A czy z technicznego punktu widzenia akupunktura zostala rozpracowana?


Zostala.


A hipnoterapia?


Nie wiem, ale wiadomo, jak dziala hipnoza na mozg - pi*oko, ale wiadomo.
Badania sa w toku i nie wyklucza sie ich z oficjalnej nauki.


| jakie to jest "alternatywne" dzialanie?

SSTakie, ktore zdaje sie wymykac prawom oficjalnej nauki.

Nie wiem czy cos tutaj sie wymyka prawom oficjalnej nauki. Przeto
efekt schladzania magnetycznego jest jej znany, czyz nie? Wiec moze da
sie to jakos powiazac... Fajnie by bylo...


Schladzenie polem magnetycznym to nie efekt telekinetyczny w rozumieniu dra
Pajaka.
Efekt telekinetyczny lamie zasady termodynamiki - z oficjalnej nauki wziete.


SSJakie diody? Do czego podlaczone? Do bateryjki? :-)))

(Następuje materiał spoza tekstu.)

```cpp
extern "C" int ta_attention_enc_fwd(const void* qkv, void* out, int B, int heads, int S, hipStream_t st) {
  if (B <= 0 || heads <= 0 || S <= 0) return TA_ERR_ARG;
  const long rs = 3L * heads * HD;
  constexpr int QSUB = 2;
  const int nq = (S + 64 * QSUB - 1) / (64 * QSUB);
  TA_LAUNCH((attn_enc_fwd_kernel<QSUB>), dim3(grouped_grid(nq, B * heads)), dim3(256), 0, st, (const bf16_t*)qkv, (bf16_t*)out, B,
            heads, S, rs);
  TA_CHECK_LAUNCH();
  return TA_OK;
}
```

Measured before the change: 7696.

## Trim encoder attention registers with SGPR-base DMA, peeled first tile, and staged epilogue

Replaces the four per-lane 64-bit DMA source pointers with 32-bit per-lane offsets plus one scalar base that advances per tile. It also makes the wave index uniform, sets launch bounds to four blocks per CU, and peels the first tile so the t==0 rescale branch disappears from the steady-state loop. The epilogue now stages output into the idle K/V buffer without a trailing __syncthreads, and the first DMA is issued after the Q loads. Compile-time-gated timestamp instrumentation is added but off by default. The main risks are 32-bit offset overflow for very large row strides, and register spills or an unsynchronised buffer reuse from the new occupancy bound.

```diff
diff --git a/tiny_audio_amd/csrc/attention_enc.hip b/tiny_audio_amd/csrc/attention_enc.hip
--- a/tiny_audio_amd/csrc/attention_enc.hip
+++ b/tiny_audio_amd/csrc/attention_enc.hip
@@ -10,11 +10,25 @@
 constexpr float NEG_BIG = -1.0e30f;
 constexpr float RESCALE_THR = 8.0f;
 
+#ifdef TA355_ATTN_ENC_STAMPS
+constexpr int ENC_STAMP_SLOTS = 48, ENC_STAMP_TILES = 10, ENC_STAMP_WGS = 2560;
+__device__ unsigned g_enc_stamps[ENC_STAMP_WGS * 4 * ENC_STAMP_SLOTS];
+#define ENC_STAMP_VAL(i, val) do { __builtin_amdgcn_sched_barrier(0); \
+    if ((i) >= 0 && (i) < ENC_STAMP_SLOTS && (threadIdx.x & 63) == 0) stamp_lds[(threadIdx.x >> 6) * ENC_STAMP_SLOTS + (i)] = (unsigned)(val); \
+    __builtin_amdgcn_sched_barrier(0); } while (0)
+#define ENC_STAMP(i) ENC_STAMP_VAL(i, __builtin_amdgcn_s_memtime())
+#define ENC_STAMP_TILE(t, k) ENC_STAMP((t) < ENC_STAMP_TILES ? 8 + 4 * (t) + (k) : -1)
+#else
+#define ENC_STAMP_VAL(i, val) do { } while (0)
+#define ENC_STAMP(i) do { } while (0)
+#define ENC_STAMP_TILE(t, k) do { } while (0)
+#endif
+
 __device__ __forceinline__ int kswz(int r) { return (r >> 1) & 7; }
 __device__ __forceinline__ int vswz(int r) { return ((r >> 1) & 3) << 1; }
 
-__device__ __forceinline__ void dma16(const void* g, unsigned lds) {
-  asm volatile("s_mov_b32 m0, %0\n\ts_nop 0\n\tglobal_load_lds_dwordx4 %1, off" ::"s"(lds), "v"(g) : "memory");
+__device__ __forceinline__ void dma16(const void* base, unsigned off, unsigned lds) {
+  asm volatile("s_mov_b32 m0, %0\n\ts_nop 0\n\tglobal_load_lds_dwordx4 %1, %2" ::"s"(lds), "v"(off), "s"(base) : "memory");
 }
 
 __device__ __forceinline__ bool decode_group(int id, int gsz, int ngroups, int& group, int& member) {
@@ -51,10 +65,18 @@
 }
 
 template <int QSUB>
-__global__ __launch_bounds__(256) void attn_enc_fwd_kernel(const bf16_t* __restrict__ qkv, bf16_t* __restrict__ O, int B, int NH,
+__global__ __launch_bounds__(256, 4) void attn_enc_fwd_kernel(const bf16_t* __restrict__ qkv, bf16_t* __restrict__ O, int B, int NH,
                                                            int L, long rs) {
   __shared__ __attribute__((aligned(16))) char smem[4 * TILE];
-  const int tid = threadIdx.x, lane = tid & 63, wave = tid >> 6, g = lane >> 4, l15 = lane & 15;
+#ifdef TA355_ATTN_ENC_STAMPS
+  __shared__ unsigned stamp_lds[4 * ENC_STAMP_SLOTS];
+  for (int i = threadIdx.x; i < 4 * ENC_STAMP_SLOTS; i += 256) stamp_lds[i] = 0;
+  __syncthreads();
+  ENC_STAMP(0);
+  ENC_STAMP_VAL(4, __builtin_amdgcn_s_memrealtime());
+#endif
+  const int tid = threadIdx.x, lane = tid & 63, g = lane >> 4, l15 = lane & 15;
+  const int wave = __builtin_amdgcn_readfirstlane(tid >> 6);
   constexpr int QROWS = 64 * QSUB;
   const int nq = (L + QROWS - 1) / QROWS;
   int group, qt;
@@ -66,32 +88,32 @@
   const bf16_t* Kb = Qb + Hd;
   const int ntiles = (L + KT - 1) / KT;
 
-  const unsigned lds0 = __builtin_amdgcn_readfirstlane((unsigned)(unsigned long)(__attribute__((address_space(3))) char*)smem + wave * 2048);
-  const bf16_t* src[4];
+  const unsigned lds0 = __builtin_amdgcn_readfirstlane((unsigned)(unsigned long)(__attribute__((address_space(3))) char*)smem) + wave * 2048;
+  const unsigned rsb = (unsigned)rs * 2;
+  unsigned soff[4];
 #pragma unroll
   for (int i = 0; i < 2; ++i) {
     const int r = (wave * 2 + i) * 8 + (lane >> 3);
-    src[i] = Kb + (long)r * rs + (((lane & 7) ^ kswz(r)) << 3);
-    src[2 + i] = Kb + Hd + (long)r * rs + (((lane & 7) ^ vswz(r)) << 3);
-  }
+    soff[i] = r * rsb + (((lane & 7) ^ kswz(r)) << 4);
+    soff[2 + i] = r * rsb + Hd * 2 + (((lane & 7) ^ vswz(r)) << 4);
+  }
+  const bf16_t* kt_base = Kb;
   const long tstride = (long)KT * rs;
   auto dma = [&](int t, int buf) {
     const unsigned dst = lds0 + buf * (2 * TILE);
     if ((t + 1) * KT <= L) {
-      dma16(src[0], dst); dma16(src[2], dst + TILE); dma16(src[1], dst + 1024); dma16(src[3], dst + TILE + 1024);
+      dma16(kt_base, soff[0], dst); dma16(kt_base, soff[2], dst + TILE);
+      dma16(kt_base, soff[1], dst + 1024); dma16(kt_base, soff[3], dst + TILE + 1024);
     } else {
 #pragma unroll
       for (int i = 0; i < 2; ++i) {
         const int key = t * KT + (wave * 2 + i) * 8 + (lane >> 3);
-        const long back = key < L ? 0 : (long)(L - 1 - key) * rs;
-        dma16(src[i] + back, dst + i * 1024); dma16(src[2 + i] + back, dst + TILE + i * 1024);
-      }
-    }
-#pragma unroll
-    for (int j = 0; j < 4; ++j) src[j] += tstride;
+        const unsigned back = key < L ? 0u : (unsigned)(key - (L - 1)) * rsb;
+        dma16(kt_base, soff[i] - back, dst + i * 1024); dma16(kt_base, soff[2 + i] - back, dst + TILE + i * 1024);
+      }
+    }
+    kt_base += tstride;
   };
-  dma(0, 0);
-
   bf16x8 qf[QSUB][2];
 #pragma unroll
   for (int sub = 0; sub < QSUB; ++sub) {
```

Diody LED. Podlaczone do anteny i prostownika, ktory zamienia fale
sinusoidalna odbierana przez antene na prad staly. Bardzo prosta
konstrukcja. Mysle ze przy nadajniku osiagnie moc wystarczajaca do
zasilenia zarowki :)


No to pobrobuj.
Ja probowalem i w okolicach (ok. 50m) od nadajnika FM-UKF o mocy 100kW w
kablu, nie dalo sie zapalic zarowki latarkowej (czerpiacej energie z dipola
polfalowego), ale moze masz wieksze zdolnosci, aby zpalic taka na 230VAC :))


| Wezme zarowke i pojde tam :) Uprzedzam, ze Heinekena pije :))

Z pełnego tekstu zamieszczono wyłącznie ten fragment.